(Items listed in a dataset)

-------

+template <bool STATS>
+__global__ __launch_bounds__(256, 1) void skp_s2w_conv_kernel(Wino4Args a) {
+    extern __shared__ f32x4 vst[];
+    f32x2* const sst = (f32x2*)(vst + 2 * S2W_STAGE_F4);
+    const int tid = threadIdx.x, lane = tid & 63, wave = __builtin_amdgcn_readfirstlane(tid >> 6);
+    const int i16 = lane & 15, kq = lane >> 4;
+    const int HW = a.H * a.W, OH = a.H >> 1, OW = a.W >> 1, OHW = OH * OW;
+    int tblock, cg, zsplit;
+    int wid = blockIdx.x;
+    while (wid < a.vtotal && !w4_work(a, wid, tblock, cg, zsplit)) wid += gridDim.x;
+    if (wid >= a.vtotal) return;
+
+    const int tl = tid & 15, tc = tid >> 4;
+    int vA, vC, vA8, vC8;
+    auto aim_transform = [&](int tb, bool valid) {
+        const int tg = tb * 16 + tl;
+        const bool tv = valid && tg < a.nTiles;
+        const int tgc = tv ? tg : 0;
+        const int b = tgc / a.tilesPerImg, rem = tgc - b * a.tilesPerImg;
+        const int ty = rem / a.tilesX, tx = rem - ty * a.tilesX;
+        const int pbase = (((b * a.Cin + tc) * a.H + 8 * ty) * a.W + 8 * tx) * 4;
+        const bool r8 = 8 * ty + 8 < a.H, c8 = 8 * tx + 8 < a.W;
+        vA = tv ? pbase : SKP_OOB;
+        vC = (tv && c8) ? pbase + 32 : SKP_OOB;
+        vA8 = (tv && r8) ? pbase : SKP_OOB;
+        vC8 = (tv && r8 && c8) ? pbase + 32 : SKP_OOB;
+    };
+    aim_transform(tblock, true);
+    const i32x4 xrs = skp_make_rsrc(a.x, a.x_bytes);
+    const i32x4 urs = skp_make_rsrc(a.U, a.u_bytes);
+    const i32x4 brs = skp_make_rsrc(a.bias, a.bias ? (unsigned)a.Cout * 4u : 0u);
+    const i32x4 yrs = skp_make_rsrc(a.y, a.y_bytes);
+    f32x2 d[5][5];
+    auto load_row = [&](int cin0, int rp, int k) {
+        const int row = 2 * k + rp;
+        const int so = (cin0 * HW + row * a.W) * 4;
+        const int va = row >= 8 ? vA8 : vA, vc = row >= 8 ? vC8 : vC;
+        const f32x4 m0 = skp_buf_load_f32x4(xrs, va, so, 0);
+        const f32x4 m1 = skp_buf_load_f32x4(xrs, va + 16, so, 0);
+        const float c8 = skp_buf_load_f32(xrs, vc, so, 0);
+        d[k][0] = f32x2{m0[0], m0[1]};
+        d[k][1] = f32x2{m0[2], m0[3]};
+        d[k][2] = f32x2{m1[0], m1[1]};
+        d[k][3] = f32x2{m1[2], m1[3]};
+        d[k][4] = f32x2{c8, 0.f};
+    };
+    auto col_pass = [&](int c, auto ni_c) {
+        constexpr int NI = decltype(ni_c)::value;
+        f32x2 v[5], t[5];
+#pragma unroll
+        for (int i = 0; i < 5; ++i) v[i] = d[i][c];
+        s2w_in1d<NI>(v, t);
+#pragma unroll
+        for (int i = 0; i < NI; ++i) d[i][c] = t[i];
+    };
+    auto row_pass_store = [&](int buf, int i, int cp, auto nj_c) {
+        constexpr int NJ = decltype(nj_c)::value;
+        float r[5] = {d[i][0][cp], d[i][1][cp], d[i][2][cp], d[i][3][cp], d[i][4][cp]};
+        float t[5];
+        s2w_in1d<NJ>(r, t);
+        float* dst = (float*)(vst + buf * S2W_STAGE_F4) + (((i * NJ) * 4 + (tc >> 2)) * 16 + tl) * 4 + (tc & 3);
+#pragma unroll
+        for (int j = 0; j < NJ; ++j) dst[j * (4 * 16 * 4)] = t[j];
+    };
+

-------

_WHAT TO DO_
Taking the entries above, write out exactly the lines starting with the line containing "wid += gridDim.x;" and going on through the line containing "ty * a.tilesX;", both included, and nothing else.

_YOUR RESPONSE_
+    while (wid < a.vtotal && !w4_work(a, wid, tblock, cg, zsplit)) wid += gridDim.x;
+    if (wid >= a.vtotal) return;
+
+    const int tl = tid & 15, tc = tid >> 4;
+    int vA, vC, vA8, vC8;
+    auto aim_transform = [&](int tb, bool valid) {
+        const int tg = tb * 16 + tl;
+        const bool tv = valid && tg < a.nTiles;
+        const int tgc = tv ? tg : 0;
+        const int b = tgc / a.tilesPerImg, rem = tgc - b * a.tilesPerImg;
+        const int ty = rem / a.tilesX, tx = rem - ty * a.tilesX;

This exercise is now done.